=== Material provided ===

# dontLoveBugs/CSPN_monodepth

Hardware: AMD Instinct MI355X
Metric: depth-maps/sec at 304x228 b=24, 24 CSPN iters (higher is better)
Workload: dtype f32

## Files before the change

### cspn_monodepth_amd/csrc/cspn_resident.hip

```cpp
#include "cspn_common.hpp"

#include <atomic>

namespace {

struct ResArgs {
    const float* g;
    long g_bs, g_cs;
    const float* d0;
    const float* sparse;
    float* out;
    float* xbuf;
    unsigned* flags;
    unsigned* status;
    unsigned* host_err;
    int last_chunk;
    unsigned seq;
    float* hist;
    float* w_out;
    float* s_out;
    const float* s_in;
    const float* target;
    double* macc;
    int nslots;
    int B, H, W, Wv, T, S;
    int tw, th, tiles_x, tiles_y;
    int wq, wr, hxw, hyw, dr, ls;
    int b0, nb;
    unsigned spin_limit;
    unsigned long long* dbg;
};

__device__ __forceinline__ void st4_dev(float* base, unsigned elem, float a, float b, float c, float d) {
    const v4f v = {a, b, c, d};
    asm volatile("global_store_dwordx4 %0, %1, %2 sc1" ::"v"(elem * 4u), "v"(v), "s"(base) : "memory");
}
template <typename T>
__device__ __forceinline__ T* uniform_ptr(T* p) {
    const unsigned long long u = reinterpret_cast<unsigned long long>(p);
    const unsigned lo = __builtin_amdgcn_readfirstlane((unsigned)u), hi = __builtin_amdgcn_readfirstlane((unsigned)(u >> 32));
    return reinterpret_cast<T*>(((unsigned long long)hi << 32) | lo);
}
#define GLB __attribute__((address_space(1)))
typedef GLB char* gptr;
__device__ __forceinline__ gptr at32(const float* base, unsigned e) {
    return (gptr) reinterpret_cast<unsigned long long>(base) + (e << 2);
}
__device__ __forceinline__ float4 ld4(gptr p) {
    const v4f v = *reinterpret_cast<const GLB v4f*>(p);
    return make_float4(v.x, v.y, v.z, v.w);
}
__device__ __forceinline__ float ld1(gptr p) { return *reinterpret_cast<const GLB float*>(p); }
__device__ __forceinline__ void st4(gptr p, float4 v) {
// ... 5 lines not shown
#endif
#ifndef CSPN_RES_STEP_PIPE
#define CSPN_RES_STEP_PIPE 0
#endif
#ifndef CSPN_RES_PUBLISH_ALL
#define CSPN_RES_PUBLISH_ALL 1
#endif
__device__ __forceinline__ void st4_hist(gptr p, float4 v) {
    const v4f w = {v.x, v.y, v.z, v.w};
    if (CSPN_RES_HIST_NT) __builtin_nontemporal_store(w, reinterpret_cast<GLB v4f*>(p));
    else *reinterpret_cast<GLB v4f*>(p) = w;
}
__device__ __forceinline__ float4 ld4_dev(gptr p) {
    const unsigned long long lo = __hip_atomic_load(reinterpret_cast<const GLB unsigned long long*>(p), __ATOMIC_RELAXED, __HIP_MEMORY_SCOPE_AGENT);
    const unsigned long long hi = __hip_atomic_load(reinterpret_cast<const GLB unsigned long long*>(p) + 1, __ATOMIC_RELAXED, __HIP_MEMORY_SCOPE_AGENT);
    return make_float4(__uint_as_float((unsigned)lo), __uint_as_float((unsigned)(lo >> 32)), __uint_as_float((unsigned)hi),
                       __uint_as_float((unsigned)(hi >> 32)));
}
__device__ __forceinline__ float ld1_dev(gptr p) {
    return __uint_as_float(__hip_atomic_load(reinterpret_cast<const GLB unsigned*>(p), __ATOMIC_RELAXED, __HIP_MEMORY_SCOPE_AGENT));
}

constexpr int RES_THREADS = 512;
constexpr int RES_PP = 16352;

template <int NQ, int NTHREADS, int BLEND, int MODE, int CLEAN, int PAC = 0>
__global__ __launch_bounds__(NTHREADS, NTHREADS / 256) void cspn3_resident(const ResArgs a) {
    static_assert(!PAC || MODE <= 2, "the softmax-weight form has no transposed sweep of its own (the published volume feeds MODE 3)");
    constexpr int R = 1, NT = 8, WIN = 6;
    constexpr bool SCORE = MODE == 1, TRANSG = MODE == 4, TRANS = MODE == 3 || TRANSG, HIST = MODE == 2 || TRANS;
    extern __shared__ __attribute__((aligned(16))) float lds[];
    __shared__ int wg_bad;

    const int tid = threadIdx.x;
    const int tiles_per_img = a.tiles_x * a.tiles_y;
    const int wg_round = a.nb * tiles_per_img;
    const int round = (int)blockIdx.x / wg_round;
    const int tile = xcd_contiguous_id((int)blockIdx.x - round * wg_round, wg_round);
    const int bl = tile / tiles_per_img;
    const int trem = tile - bl * tiles_per_img;
    const int ty = trem / a.tiles_x;
    const int tx = trem - ty * a.tiles_x;
    const int b = a.b0 + round * a.nb + bl;
    const int H = a.H, W = a.W;
    const int y0 = ty * a.th, x0 = tx * a.tw;
    const size_t HW = (size_t)H * W;
    const size_t plane = (size_t)a.B * HW;
    if (tid == 0) wg_bad = 0;
    int n_stamp = 0;
    auto stamp = [&]() { if (a.dbg && tid == 0 && round == 0 && n_stamp < 16) a.dbg[(size_t)blockIdx.x * 16 + n_stamp++] = wall_clock64(); };
    stamp();
    auto count_out = [&]() {
        if (HIST && tid == 0) {
            const unsigned old = __hip_atomic_fetch_add(a.status + 2, 1u, __ATOMIC_RELAXED, __HIP_MEMORY_SCOPE_AGENT);
            if (old + 1u == gridDim.x) {
                __hip_atomic_store(a.status + 2, 0u, __ATOMIC_RELAXED, __HIP_MEMORY_SCOPE_AGENT);
                if (a.host_err && a.last_chunk) __hip_atomic_store(a.host_err + 1, a.seq, __ATOMIC_RELAXED, __HIP_MEMORY_SCOPE_SYSTEM);
            }
        }
    };

    if (b >= a.B) { count_out(); return; }

    const float* __restrict__ din0 = uniform_ptr(a.d0 + (size_t)b * HW);
    const float* __restrict__ spg = BLEND ? uniform_ptr(a.sparse + (size_t)b * HW) : nullptr;

    const int wq = a.wq, wr = a.wr;
    const int sy = tid / wq;
    const int sx = tid - sy * wq;
    const int r0 = sy * NQ;
    const bool exch = a.T > a.S;
    const int rx0 = max(exch ? max(0, x0 - a.tw) : 0, min(x0 - a.hxw, W - 4 * wq));
    const int ry0 = max(exch ? max(0, y0 - a.th) : 0, min(y0 - a.hyw, H - wr));
    const int xq = rx0 + 4 * sx;
    const int yq0 = ry0 + r0;
    const bool x_in = (xq >= 0) && (xq < a.Wv);
    const int nval = a.Wv - xq;
    const int lane = tid & 63;
    const bool fix_left = (sx == 0) || (lane == 0);
    const bool fix_right = (sx == wq - 1) || (lane == 63);

    const int dr = a.dr, ls = a.ls;
    float* const cur = lds;
    float* const nxt = lds + RES_PP;
    const int yd0 = ry0 - R;
    const int xd0 = rx0 - 4;
    float4 st0[NQ + 1];
    unsigned st0_in = 0;
    const int step_r = NTHREADS / wq, step_q = NTHREADS - step_r * wq;
    {
    int row = sy, qx = sx;
#pragma unroll
    for (int u = 0; u <= NQ; ++u) {
        const int y = yd0 + row, x = xd0 + 4 + 4 * qx;
        const bool valid = row < dr;
        const bool in = valid && (y >= 0 && y < H && x >= 0 && x < a.Wv);
// ... 23 lines not shown
    float* const md_lds = lds + RES_PP + (size_t)a.dr * a.ls;
    const float* __restrict__ gq = uniform_ptr(a.g + (size_t)b * a.g_bs);
    float edge[NQ][6];
    const unsigned ucs = (unsigned)a.g_cs;
    float srow[TRANSG ? NQ + 2 : 1][6];
    if constexpr (TRANSG) {
        const float* __restrict__ sq = uniform_ptr(a.s_in + (size_t)b * HW);
#pragma unroll
        for (int m = 0; m < NQ + 2; ++m) {
            const int ys = yq0 - 1 + m;
            const bool v = x_in && ys >= 0 && ys < H;
            const unsigned o = v ? (unsigned)(ys * W + xq) : 0u;
            const float4 q4 = ld4(at32(sq, o));
            srow[m][0] = q4.x; srow[m][1] = q4.y; srow[m][2] = q4.z; srow[m][3] = q4.w;
            srow[m][4] = ld1(at32(sq, (v && fix_left && xq >= 1) ? o - 1u : 0u));
            srow[m][5] = ld1(at32(sq, (v && fix_right && xq + 4 < a.Wv) ? o + 4u : 0u));
        }
    }
#pragma unroll
    for (int i = 0; i < NQ; ++i) {
        const int r = r0 + i, y = yq0 + i;
        const bool ok = (r < wr) && x_in && (y >= 0) && (y < H);
        if (ok) in_img |= 1u << i;
        if (ok && y >= y0 && y < y0 + a.th && xq >= x0 && xq < x0 + a.tw) interior |= 1u << i;
        unsigned orow[3];
        bool rokv[3];
#pragma unroll
        for (int d = 0; d < 3; ++d) {
            const int row = y + d - 1;
            rokv[d] = ok && row >= 0 && row < H;
            orow[d] = rokv[d] ? (unsigned)(row * W + xq) : 0u;
        }
#pragma unroll
        for (int j = 0; j < NT; ++j) {
            const int lin = j < 4 ? j : j + 1;
            const int d = (PAC || TRANSG) ? 1 : lin / 3;
            const float4 v = ld4(at32(gq, (unsigned)((PAC || TRANSG) ? j : 7 - j) * ucs + orow[d]));
            wreg[i][j][0] = rokv[d] ? v.x : 0.f; wreg[i][j][1] = rokv[d] ? v.y : 0.f;
            wreg[i][j][2] = rokv[d] ? v.z : 0.f; wreg[i][j][3] = rokv[d] ? v.w : 0.f;
        }
#pragma unroll
        for (int t = 0; t < 6; ++t) edge[i][t] = 0.f;
        if (!PAC && !TRANSG && (fix_left || fix_right)) {
#pragma unroll
            for (int t = 0; t < 6; ++t) {
                const bool lft = t < 3;
                const int j = lft ? (t == 0 ? 0 : (t == 1 ? 3 : 5)) : (t == 3 ? 2 : (t == 4 ? 4 : 7));
// ... 148 lines not shown
        }
    }

    stamp();
    int r0L = r0, sxL = sx, yq0L = yq0, xqL = xq;
    asm volatile("" : "+v"(r0L), "+v"(sxL), "+v"(yq0L), "+v"(xqL));
    const bool active = (r0L < wr);
    const int cb = 4 + 4 * sxL;
    float* __restrict__ dout = HIST ? nullptr : uniform_ptr(a.out + (size_t)b * HW);
    float* hist_step = HIST ? uniform_ptr(a.hist + (size_t)b * HW) : nullptr;
    const int n_phase = (a.T + a.S - 1) / a.S;
    const int tile_global = b * tiles_per_img + trem;
    float own[NQ][4];
    float nbl[NQ], nbr[NQ];

    for (int p = 0; p < n_phase; ++p) {
        const int steps = (a.T - p * a.S) < a.S ? (a.T - p * a.S) : a.S;
        const bool last_phase = (p == n_phase - 1);
        const float* __restrict__ xin = uniform_ptr(a.xbuf + (size_t)((p + 1) & 1) * plane + (size_t)b * HW);
        if (p > 0) {
            int tidp = tid;
            asm volatile("" : "+v"(tidp));
            const int tq_in = min(a.tw, rx0 + 4 * wq - x0) >> 2;
            const int th_in = min(a.th, ry0 + wr - y0);
            const int nl = (x0 - rx0) >> 2;
            const int nside = wq - tq_in;
            const int nrow_t = (y0 - ry0) + R;
            const int n_top = nrow_t * wq;
            const int n_bot = (dr - nrow_t - th_in) * wq;
            const int n_side = th_in * nside;
            const int n_halo = n_top + n_bot + n_side;
            float ring_v = 0.f;
            int ring_at = -1;
            if (tidp < dr * 2 * R) {
                const int row = tidp / (2 * R), c = tidp - row * (2 * R);
                const int lc = (c < R) ? (4 - R + c) : (4 + 4 * wq + (c - R));
                const int y = yd0 + row, x = xd0 + lc;
                const bool in = (y >= 0 && y < H && x >= 0 && x < a.Wv);
                const float v = ld1_dev(at32(xin, in ? (unsigned)(y * W + x) : 0u));
                ring_v = in ? v : 0.f;
                ring_at = row * ls + lc;
            }
            for (int base = 0; base < n_halo; base += 2 * NTHREADS) {
                float4 hv[2];
                int at[2];
#pragma unroll
                for (int u = 0; u < 2; ++u) {
// ... 189 lines not shown
        stamp();
        const int plain_steps = last_phase ? steps - 1 : steps;
        using P0 = std::integral_constant<int, 0>;
        using P1 = std::integral_constant<int, 1>;
        if (__ballot(active) != 0ull) {
            int s = 0;
            for (; s + 1 < plain_steps; s += 2) {
                step(std::false_type{}, std::true_type{}, P0{}, 0);
                step(std::false_type{}, std::true_type{}, P1{}, 0);
            }
            if (s < plain_steps) step(std::false_type{}, std::true_type{}, P0{}, 0);
            if (last_phase) step(std::true_type{}, std::true_type{}, P0{}, plain_steps & 1);
        } else {
            for (int s = 0; s < plain_steps; ++s) step(std::false_type{}, std::false_type{}, P0{}, 0);
            if (last_phase) step(std::true_type{}, std::false_type{}, P0{}, 0);
        }
        stamp();
        if (!last_phase) {
            float* __restrict__ xout = uniform_ptr(a.xbuf + (size_t)(p & 1) * plane + (size_t)b * HW);
            if (active) {
                unsigned o0 = (unsigned)(yq0L * W + xqL);
                asm volatile("" : "+v"(o0));
#if !CSPN_RES_PUBLISH_ALL
                auto reg_x0 = [&](int t) { const int xx0 = t * a.tw; return max(max(0, xx0 - a.tw), min(xx0 - a.hxw, W - 4 * wq)); };
                auto reg_y0 = [&](int t) { const int yy0 = t * a.th; return max(max(0, yy0 - a.th), min(yy0 - a.hyw, H - wr)); };
                const int pubL = tx > 0 ? reg_x0(tx - 1) + 4 * wq + 1 : -(1 << 30);
                const int pubR = tx + 1 < a.tiles_x ? reg_x0(tx + 1) - 1 : (1 << 30);
                const int pubT = ty > 0 ? reg_y0(ty - 1) + wr + 1 : -(1 << 30);
                const int pubB = ty + 1 < a.tiles_y ? reg_y0(ty + 1) - 1 : (1 << 30);
                const bool col_read = (xqL < pubL) || (xqL + 3 >= pubR);
#endif
#pragma unroll
                for (int i = 0; i < NQ; ++i) {
#if !CSPN_RES_PUBLISH_ALL
                    const bool read = col_read || (yq0L + i < pubT) || (yq0L + i >= pubB);
#else
                    const bool read = true;
#endif
                    if (((interior >> i) & 1u) && read) st4_dev(xout, o0 + (unsigned)(i * W), own[i][0], own[i][1], own[i][2], own[i][3]);
                }
            }
            asm volatile("s_waitcnt vmcnt(0)" ::: "memory");
            __syncthreads();
            const unsigned want = a.seq + (unsigned)p + 1u;
            if (tid == 0) __hip_atomic_store(a.flags + tile_global, want, __ATOMIC_RELAXED, __HIP_MEMORY_SCOPE_AGENT);
            if (tid < 9 && tid != 4) {
                const int ny = ty + tid / 3 - 1, nx = tx + tid % 3 - 1;
                if (ny >= 0 && ny < a.tiles_y && nx >= 0 && nx < a.tiles_x) {
// ... 71 lines not shown
        }
        __syncthreads();
        if (tid < 10) {
            double v = 0.0;
            for (int w = 0; w < NTHREADS / 64; ++w) v += (double)part[w * 10 + tid];
            if (v != 0.0) atomicAdd(a.macc + (size_t)(blockIdx.x % a.nslots) * 10 + tid, v);
        }
    }
    count_out();
}
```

===

Exercise description
Count the lines in the listing where the string "pubR" appears, and give only the count.

Exercise answer
2